The sub-block approach is usually adopted to simulate material fracturing by DDA. As shown in Figure 1, sub-block elements are glued by artificial joints to represent continuum, and the fracturing is allowed to take place along artificial joint surfaces. In the present work, the sub-block element DDA fracturing simulation method which judges the tensile/shear fracturing along artificial joints based on the adjacent sub-block stress levels is adopted. The tensile and shear fracturing follows the maximum tensile strength criterion and the Mohr-Coulomb criterion, respectively. Compared with judging the fracturing based on the contact stresses on the artificial joint surface (Ning et al., 2011; Jiao et al., 2012), the adopted method greatly reduces the influence of sub-block divisions and especially the artificial joint orientations on the simulation results of fracturing path and failure strength, and it was also proved that triangular elements are effective for fracturing simulation with the sub-block element DDA (Ni et al., 2020).

FIGURE 1

FIGURE 1. Illustration of the sub-block element DDA fracturing simulation method.

Heterogeneity model

An element-level mesoscale heterogeneity model is applied in DDA based on the Weibull distribution function. By introducing the mesoscale heterogeneity, the macroscale nonlinear behaviors of rock could be well represented based on the linear-elastic constitutive relation of DDA (Ning et al., 2021). From the Weibull distribution formula,

$p\left(x\right)=\left\{\begin{array}{l}\frac{m{x}^{m-1}}{x_0^m}\mathit{exp}\left[-{\left(\frac{x}{x_0}\right)}^m\right],x\ge 0\\ 0,x<0\end{array}\right\}(1)$

the cumulative distribution function can be obtained by integration as

$Q\left(x\right)=\underset{0}{\overset{x}{{\displaystyle \int }}}p\left(x\right)dx=1-\mathit{exp}\left[-{\left(\frac{x}{x_0}\right)}^m\right](2)$

Let Q (x) = y and simplify, it is derived that

$x=x_0{\left[-\mathit{ln}\left(1-y\right)\right]}^{\frac{1}{m}}(3)$

where y is a random number between 0 and 1 m is the heterogeneous index that controls the heterodonty degree, x₀ is the homogeneous material property, and x is the heterogeneous material property corresponding to the random number y. By replacing x₀ with the homogeneous elastic modulus E, Poisson’s ratio μ, friction angle θ, cohesion c, and tensile strength σ_t, respectively, the corresponding heterogeneous rock properties related to the random number y and the heterogeneous index m can be obtained. For each DDA sub-block element, the random heterogeneous material properties are generated by a random number created by the computer, thus a heterogeneous DDA model for a problem to be simulated is constructed. Compared with the widely used finite element code RFPA for heterogeneous rock simulation, DDA gets the advantage to simulate the contacts and possible large displacements of rock.

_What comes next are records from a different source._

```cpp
typedef struct {
  pfk_conv_src_b16 src[3];
  int num_src;
  int B, H, W;
  int kh, kw;
  const void* weight;
  const float* bias;
  int cout;
  int epilogue;
  int relu;
// ... 190 lines not shown
```

### ptlflow_amd/csrc/pfk_torch.cpp

```cpp
#include <torch/library.h>

#include <type_traits>
#include <vector>

#include "pfk_torch_views.h"

namespace {

void corr_volume_impl(const char* op, Elem e, const Tensor& f1, const Tensor& f2, double scale, const Tensor& out) {
  OpScope scope(f1);
  const Ptr a = dense(op, f1, "f1", e), b = dense(op, f2, "f2", e), o = dense(op, out, "out", e);
  TORCH_CHECK(f1.dim() == 3 && f2.dim() == 3 && out.dim() == 3, op, ": [B,N,D] inputs, [B,N1,N2] out");
  const int B = f1.size(0), N1 = f1.size(1), D = f1.size(2), N2 = f2.size(1);
  TORCH_CHECK(f2.size(0) == B && f2.size(2) == D && out.size(0) == B && out.size(1) == N1 && out.size(2) == N2, op, ": shape mismatch");
  if (e == B16) check_ok(pfk_corr_volume_bf16(a.raw(), D, b.raw(), D, o.raw(), B, N1, N2, D, (float)scale, cur_stream()), op);
  else check_ok(pfk_corr_volume_f32(a.f32(), D, b.f32(), D, o.f32(), B, N1, N2, D, (float)scale, cur_stream()), op);
}
void corr_volume(const Tensor& f1, const Tensor& f2, double scale, Tensor out) { corr_volume_impl("corr_volume", F32, f1, f2, scale, out); }
void corr_volume_bf16(const Tensor& f1, const Tensor& f2, double scale, Tensor out) { corr_volume_impl("corr_volume_bf16", B16, f1, f2, scale, out); }

void corr_pool2x2(const Tensor& in, Tensor out) {
  OpScope scope(in);
  const Ptr i = dense("corr_pool2x2", in, "inp", Any);
  TORCH_CHECK(in.dim() == 3, "corr_pool2x2: inp must be [M,H,W] contiguous");
// ... 286 lines not shown
  }
  check_ok(pfk_conv2d_b16(&d, cur_stream()), "conv2d_b16");
}

void conv2d_b16(at::TensorList srcs, int64_t B, int64_t H, int64_t W, int64_t kh, int64_t kw, const Tensor& weight,
                const c10::optional<Tensor>& bias, int64_t cout, int64_t epilogue, bool relu, double scale,
                const c10::optional<Tensor>& out, const c10::optional<Tensor>& h, const c10::optional<Tensor>& h_b16,
                const c10::optional<Tensor>& aux_z, const c10::optional<Tensor>& aux_rh, const c10::optional<Tensor>& residual,
                int64_t stride, bool relu_after_residual) {
  conv2d_b16_run(srcs, B, H, W, kh, kw, weight, bias, cout, epilogue, relu, scale, out, h, h_b16, aux_z, aux_rh, residual, stride,
                 relu_after_residual, false);
}

void conv2d_gelu_b16(at::TensorList srcs, int64_t B, int64_t H, int64_t W, int64_t kh, int64_t kw, const Tensor& weight,
                     const c10::optional<Tensor>& bias, int64_t cout, double scale, const Tensor& out,
                     const c10::optional<Tensor>& residual) {
  TORCH_CHECK(weight.dim() == 2, "conv2d_gelu_b16: bf16 packed weight [cout, ktot] (no batched form)");
  conv2d_b16_run(srcs, B, H, W, kh, kw, weight, bias, cout, PFK_EPI_LINEAR_GELU, false, scale, out, c10::nullopt, c10::nullopt,
                 c10::nullopt, c10::nullopt, residual, 1, false, true);
}

void debug_set_b16(int64_t cfg) { check_ok(pfk_debug_set_b16((int)cfg), "debug_set_b16"); }
void debug_set_stem_valu(int64_t on) { check_ok(pfk_debug_set_stem_valu((int)on), "debug_set_stem_valu"); }
void debug_set_cin2_valu(int64_t on) { check_ok(pfk_debug_set_cin2_valu((int)on), "debug_set_cin2_valu"); }

void conv_cin2(const Tensor& in, const Tensor& weight, const c10::optional<Tensor>& bias, Tensor out,
               int64_t B, int64_t H, int64_t W, int64_t k, bool relu) {
  OpScope scope(in);
  const Rows i = rows("conv_cin2", in, "inp", F32).expect(B * H * W, AtLeast{2});
  const Rows o = rows("conv_cin2", out, "out", Any).expect(B * H * W, AtLeast{0});
  const int cout = o.cols;
  const float* wp = dense("conv_cin2", weight, "weight [k*k,2,cout]", F32, k * k * 2 * cout).f32();
  const float* bp = dense("conv_cin2", bias, "bias", F32, AtLeast{cout}).f32();
  if (o.b16) check_ok(pfk_conv_cin2_b16(i.f32(), i.ld, wp, bp, o.raw(), o.ld, 0, B, H, W, k, cout, relu, cur_stream()), "conv_cin2 (bf16 out)");
  else check_ok(pfk_conv_cin2_f32(i.f32(), i.ld, wp, bp, o.f32(), o.ld, 0, B, H, W, k, cout, relu, cur_stream()), "conv_cin2");
}

void flow_delta(const Tensor& in, const Tensor& weight, const c10::optional<Tensor>& bias, const Tensor& coords0,
                Tensor coords1, const c10::optional<Tensor>& delta_out, const c10::optional<Tensor>& flow_out,
                const c10::optional<Tensor>& flow_out_b16) {
  OpScope scope(in);
  const float* c0 = dense("flow_delta", coords0, "coords0", F32).f32();
  TORCH_CHECK(coords0.dim() == 4 && coords0.size(1) == 2, "flow_delta: coords0 must be [B,2,h,w] contiguous");
  const int B = coords0.size(0), H = coords0.size(2), W = coords0.size(3);
  const int64_t M = (int64_t)B * H * W;
  float* c1 = dense("flow_delta", coords1, "coords1", F32, 2 * M).f32();
// ... 710 lines not shown
  m.def("corr_lookup_blocked(Tensor[] levels, int[] lvl_h, int[] lvl_w, Tensor coords, int radius, Tensor(a!) out) -> ()");
  m.def("blocked_map_elems(int H, int W) -> int", &blocked_map_elems);
  m.def("conv2d(Tensor[] srcs, int B, int H, int W, int kh, int kw, Tensor weight, Tensor? bias, int cout, "
        "int epilogue, bool relu, float scale, Tensor(a!)? out, Tensor(b!)? h, Tensor(c!)? aux_z, Tensor(d!)? aux_rh, "
        "Tensor(e!)? workspace=None, Tensor? residual=None, int stride=1, bool relu_after_residual=False, int cout_active=0, int cout_split=0) -> ()");
  m.def("conv2d_wino(Tensor src, int B, int H, int W, Tensor weight, Tensor? bias, int cout, bool relu, float scale, Tensor(a!) out, "
        "int cout_active=0) -> ()");
  m.def("conv2d_wino_norm(Tensor src, int B, int H, int W, Tensor weight, Tensor? bias, int cout, bool relu, float scale, Tensor(a!) out, "
        "Tensor in_mean, Tensor in_rstd, bool in_relu) -> ()");
  m.def("conv_wino_stats_workspace_bytes(int B, int H, int W, int cout) -> int", &conv_wino_stats_workspace_bytes);
  m.def("conv2d_wino_stats(Tensor src, int B, int H, int W, Tensor weight, Tensor? bias, int cout, Tensor(a!) out, Tensor? in_mean, "
        "Tensor? in_rstd, bool in_relu, float eps, Tensor(b!) out_mean, Tensor(c!) out_rstd, Tensor(d!) workspace) -> ()");
  m.def("conv2d_wino1d(Tensor[] srcs, int B, int H, int W, int kh, int kw, Tensor weight, Tensor? bias, int cout, int epilogue, "
        "bool relu, float scale, Tensor(a!)? out=None, Tensor(b!)? h=None, Tensor(c!)? aux_z=None, Tensor(d!)? aux_rh=None, "
        "Tensor? residual=None) -> ()");
  m.def("conv2d_wino_res(Tensor src, int B, int H, int W, Tensor weight, Tensor? bias, int cout, bool relu, float scale, Tensor(a!) out, "
        "Tensor residual, bool relu_after_residual) -> ()");
  m.def("conv2d_group(Tensor[] srcs, int B, int H, int W, int[] k, Tensor[] weights, Tensor[] biases, int[] relu, float[] scale, Tensor(a!)[] outs, Tensor[] residuals) -> ()");
  m.def("conv2d_b16(Tensor[] srcs, int B, int H, int W, int kh, int kw, Tensor weight, Tensor? bias, int cout, int epilogue, bool relu, "
        "float scale, Tensor(a!)? out, Tensor(b!)? h=None, Tensor(c!)? h_b16=None, Tensor(d!)? aux_z=None, Tensor(e!)? aux_rh=None, "
        "Tensor? residual=None, int stride=1, bool relu_after_residual=False) -> ()");
  m.def("debug_set_b16(int cfg) -> ()", &debug_set_b16);
  m.def("debug_set_stem_valu(int on) -> ()", &debug_set_stem_valu);
  m.def("debug_set_cin2_valu(int on) -> ()", &debug_set_cin2_valu);
  m.def("conv_workspace_bytes() -> int", &conv_workspace_bytes);
  m.def("conv_workspace_fault_offset() -> int", &conv_workspace_fault_offset);
  m.def("conv_cin2(Tensor inp, Tensor weight, Tensor? bias, Tensor(a!) out, int B, int H, int W, int k, bool relu) -> ()");
  m.def("flow_delta(Tensor inp, Tensor weight, Tensor? bias, Tensor coords0, Tensor(a!) coords1, Tensor(b!)? delta_out, "
        "Tensor(c!)? flow_out, Tensor(d!)? flow_out_b16=None) -> ()");
  m.def("flow_from_coords(Tensor coords0, Tensor coords1, Tensor(a!) flow_out) -> ()");
  m.def("convex_upsample(Tensor flow, Tensor mask, Tensor(a!) out) -> ()");
  m.def("convex_upsample_pm(Tensor flow_pm, Tensor mask, Tensor(a!) out) -> ()");
  m.def("convex_upsample_info_pm(Tensor flow_pm, Tensor info_pm, Tensor mask, Tensor(a!) flow_out, Tensor(b!) info_out) -> ()");
  m.def("dwconv_layernorm(Tensor inp, Tensor dw_weight, Tensor? dw_bias, Tensor ln_weight, Tensor ln_bias, float eps, Tensor(a!) out, "
        "int B, int H, int W, int k) -> ()");
  m.def("dwconv_layernorm_train(Tensor inp, Tensor dw_weight, Tensor? dw_bias, Tensor ln_weight, Tensor ln_bias, float eps, "
        "Tensor(a!) out, Tensor(b!) xhat, Tensor(c!) rstd, int B, int H, int W, int k) -> ()");
  m.def("layernorm_bwd(Tensor xhat, Tensor rstd, Tensor ln_weight, Tensor dy, Tensor(a!) du, Tensor(b!) dgamma, Tensor(c!) dbeta) -> ()");
  m.def("dwconv_bwd(Tensor inp, Tensor du, Tensor dw_weight, Tensor(a!) dx, Tensor(b!) dweight, Tensor(c!)? dbias, int B, int H, int W, "
        "int k) -> ()");
  m.def("gelu(Tensor x, Tensor(a!) y) -> ()");
  m.def("gelu_bwd(Tensor x, Tensor dy, Tensor(a!) dx) -> ()");
  m.def("dwconv_layernorm_b16(Tensor inp, Tensor dw_weight, Tensor? dw_bias, Tensor ln_weight, Tensor ln_bias, float eps, "
        "Tensor(a!) out, int B, int H, int W, int k) -> ()");
  m.def("conv2d_gelu_b16(Tensor[] srcs, int B, int H, int W, int kh, int kw, Tensor weight, Tensor? bias, int cout, float scale, "
        "Tensor(a!) out, Tensor? residual=None) -> ()");
// ... 78 lines not shown
```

It is worthy to be noted that most previous studies generally only considered the heterogeneity of the elasticity (modulus and Poisson’s ratio) and ignored the strength (tensile strength, cohesion, and friction angle) heterogeneity. However, it is a fact that the strength varies with locations like that of the elasticity in real rock at the mesoscale, which means that the heterogeneity of strength should be considered as well. It was proved that rock is more prone to be destructed accompanied by more dispersing cracks when considering the heterogeneity of elasticity and strength simultaneously (Ning et al., 2021). Therefore, in the present study the elasticity and strength heterogeneities are both considered.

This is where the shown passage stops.